> _HOW TO COMPLETE THIS TASK_: Start at the first record below and retype through the last, exactly.

> _RECORDS SHOWN_:

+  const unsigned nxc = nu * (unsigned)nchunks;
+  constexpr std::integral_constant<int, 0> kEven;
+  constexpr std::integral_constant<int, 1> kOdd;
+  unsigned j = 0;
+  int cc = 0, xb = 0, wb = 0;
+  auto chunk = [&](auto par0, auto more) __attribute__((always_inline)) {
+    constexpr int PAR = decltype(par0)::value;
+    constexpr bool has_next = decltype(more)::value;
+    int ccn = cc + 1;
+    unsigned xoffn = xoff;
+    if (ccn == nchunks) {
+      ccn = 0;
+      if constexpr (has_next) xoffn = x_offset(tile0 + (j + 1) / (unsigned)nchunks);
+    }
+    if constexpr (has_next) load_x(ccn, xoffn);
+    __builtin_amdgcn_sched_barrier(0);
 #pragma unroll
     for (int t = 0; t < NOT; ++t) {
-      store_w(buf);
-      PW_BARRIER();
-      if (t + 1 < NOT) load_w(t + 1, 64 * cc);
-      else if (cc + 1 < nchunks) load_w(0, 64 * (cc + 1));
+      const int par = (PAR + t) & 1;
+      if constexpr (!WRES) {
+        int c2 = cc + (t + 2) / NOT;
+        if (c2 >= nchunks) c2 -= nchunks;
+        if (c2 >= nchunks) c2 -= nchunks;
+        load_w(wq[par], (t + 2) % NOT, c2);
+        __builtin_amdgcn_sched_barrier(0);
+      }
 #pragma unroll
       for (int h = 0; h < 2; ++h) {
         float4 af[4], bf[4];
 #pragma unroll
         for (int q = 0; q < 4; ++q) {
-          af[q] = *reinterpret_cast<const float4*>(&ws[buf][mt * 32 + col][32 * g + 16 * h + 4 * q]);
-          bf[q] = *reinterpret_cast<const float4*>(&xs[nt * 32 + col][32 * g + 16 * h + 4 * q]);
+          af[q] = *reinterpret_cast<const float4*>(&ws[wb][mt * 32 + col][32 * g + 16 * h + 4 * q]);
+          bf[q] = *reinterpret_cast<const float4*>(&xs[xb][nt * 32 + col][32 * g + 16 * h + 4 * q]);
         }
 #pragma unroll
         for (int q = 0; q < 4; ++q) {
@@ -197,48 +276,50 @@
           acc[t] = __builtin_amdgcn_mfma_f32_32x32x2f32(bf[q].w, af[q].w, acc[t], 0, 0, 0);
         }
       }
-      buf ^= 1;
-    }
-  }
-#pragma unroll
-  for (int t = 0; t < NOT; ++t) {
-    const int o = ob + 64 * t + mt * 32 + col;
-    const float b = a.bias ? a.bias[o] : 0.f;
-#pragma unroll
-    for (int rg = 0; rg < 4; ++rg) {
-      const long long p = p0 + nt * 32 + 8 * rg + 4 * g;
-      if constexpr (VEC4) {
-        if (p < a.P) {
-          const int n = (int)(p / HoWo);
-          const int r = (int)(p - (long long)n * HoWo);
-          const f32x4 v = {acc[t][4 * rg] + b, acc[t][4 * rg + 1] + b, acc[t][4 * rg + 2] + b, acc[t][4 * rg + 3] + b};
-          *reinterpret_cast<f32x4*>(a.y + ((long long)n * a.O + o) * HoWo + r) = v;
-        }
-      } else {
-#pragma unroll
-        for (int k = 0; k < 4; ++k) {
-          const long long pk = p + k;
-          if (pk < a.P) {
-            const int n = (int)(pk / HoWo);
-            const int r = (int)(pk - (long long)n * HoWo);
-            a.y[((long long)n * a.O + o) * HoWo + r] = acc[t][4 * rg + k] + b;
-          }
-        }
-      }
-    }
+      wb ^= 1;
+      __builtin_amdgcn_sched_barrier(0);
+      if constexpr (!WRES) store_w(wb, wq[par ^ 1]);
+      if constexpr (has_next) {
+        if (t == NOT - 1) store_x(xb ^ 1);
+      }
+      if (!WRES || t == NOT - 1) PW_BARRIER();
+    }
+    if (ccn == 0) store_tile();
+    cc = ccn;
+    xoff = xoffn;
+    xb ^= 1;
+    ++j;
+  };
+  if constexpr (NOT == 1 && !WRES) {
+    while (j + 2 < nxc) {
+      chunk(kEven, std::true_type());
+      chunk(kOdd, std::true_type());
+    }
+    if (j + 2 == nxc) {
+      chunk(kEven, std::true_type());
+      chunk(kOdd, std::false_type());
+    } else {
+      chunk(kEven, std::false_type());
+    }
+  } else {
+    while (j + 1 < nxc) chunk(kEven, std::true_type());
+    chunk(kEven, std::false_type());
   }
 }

> _ANSWER SECTION_:
+  const unsigned nxc = nu * (unsigned)nchunks;
+  constexpr std::integral_constant<int, 0> kEven;
+  constexpr std::integral_constant<int, 1> kOdd;
+  unsigned j = 0;
+  int cc = 0, xb = 0, wb = 0;
+  auto chunk = [&](auto par0, auto more) __attribute__((always_inline)) {
+    constexpr int PAR = decltype(par0)::value;
+    constexpr bool has_next = decltype(more)::value;
+    int ccn = cc + 1;
+    unsigned xoffn = xoff;
+    if (ccn == nchunks) {
+      ccn = 0;
+      if constexpr (has_next) xoffn = x_offset(tile0 + (j + 1) / (unsigned)nchunks);
+    }
+    if constexpr (has_next) load_x(ccn, xoffn);
+    __builtin_amdgcn_sched_barrier(0);
 #pragma unroll
     for (int t = 0; t < NOT; ++t) {
-      store_w(buf);
-      PW_BARRIER();
-      if (t + 1 < NOT) load_w(t + 1, 64 * cc);
-      else if (cc + 1 < nchunks) load_w(0, 64 * (cc + 1));
+      const int par = (PAR + t) & 1;
+      if constexpr (!WRES) {
+        int c2 = cc + (t + 2) / NOT;
+        if (c2 >= nchunks) c2 -= nchunks;
+        if (c2 >= nchunks) c2 -= nchunks;
+        load_w(wq[par], (t + 2) % NOT, c2);
+        __builtin_amdgcn_sched_barrier(0);
+      }
 #pragma unroll
       for (int h = 0; h < 2; ++h) {
         float4 af[4], bf[4];
 #pragma unroll
         for (int q = 0; q < 4; ++q) {
-          af[q] = *reinterpret_cast<const float4*>(&ws[buf][mt * 32 + col][32 * g + 16 * h + 4 * q]);
-          bf[q] = *reinterpret_cast<const float4*>(&xs[nt * 32 + col][32 * g + 16 * h + 4 * q]);
+          af[q] = *reinterpret_cast<const float4*>(&ws[wb][mt * 32 + col][32 * g + 16 * h + 4 * q]);
+          bf[q] = *reinterpret_cast<const float4*>(&xs[xb][nt * 32 + col][32 * g + 16 * h + 4 * q]);
         }
 #pragma unroll
         for (int q = 0; q < 4; ++q) {
@@ -197,48 +276,50 @@
           acc[t] = __builtin_amdgcn_mfma_f32_32x32x2f32(bf[q].w, af[q].w, acc[t], 0, 0, 0);
         }
       }
-      buf ^= 1;
-    }
-  }
-#pragma unroll
-  for (int t = 0; t < NOT; ++t) {
-    const int o = ob + 64 * t + mt * 32 + col;
-    const float b = a.bias ? a.bias[o] : 0.f;
-#pragma unroll
-    for (int rg = 0; rg < 4; ++rg) {
-      const long long p = p0 + nt * 32 + 8 * rg + 4 * g;
-      if constexpr (VEC4) {
-        if (p < a.P) {
-          const int n = (int)(p / HoWo);
-          const int r = (int)(p - (long long)n * HoWo);
-          const f32x4 v = {acc[t][4 * rg] + b, acc[t][4 * rg + 1] + b, acc[t][4 * rg + 2] + b, acc[t][4 * rg + 3] + b};
-          *reinterpret_cast<f32x4*>(a.y + ((long long)n * a.O + o) * HoWo + r) = v;
-        }
-      } else {
-#pragma unroll
-        for (int k = 0; k < 4; ++k) {
-          const long long pk = p + k;
-          if (pk < a.P) {
-            const int n = (int)(pk / HoWo);
-            const int r = (int)(pk - (long long)n * HoWo);
-            a.y[((long long)n * a.O + o) * HoWo + r] = acc[t][4 * rg + k] + b;
-          }
-        }
-      }
-    }
+      wb ^= 1;
+      __builtin_amdgcn_sched_barrier(0);
+      if constexpr (!WRES) store_w(wb, wq[par ^ 1]);
+      if constexpr (has_next) {
+        if (t == NOT - 1) store_x(xb ^ 1);
+      }
+      if (!WRES || t == NOT - 1) PW_BARRIER();
+    }
+    if (ccn == 0) store_tile();
+    cc = ccn;
+    xoff = xoffn;
+    xb ^= 1;
+    ++j;
+  };
+  if constexpr (NOT == 1 && !WRES) {
+    while (j + 2 < nxc) {
+      chunk(kEven, std::true_type());
+      chunk(kOdd, std::true_type());
+    }
+    if (j + 2 == nxc) {
+      chunk(kEven, std::true_type());
+      chunk(kOdd, std::false_type());
+    } else {
+      chunk(kEven, std::false_type());
+    }
+  } else {
+    while (j + 1 < nxc) chunk(kEven, std::true_type());
+    chunk(kEven, std::false_type());
   }
 }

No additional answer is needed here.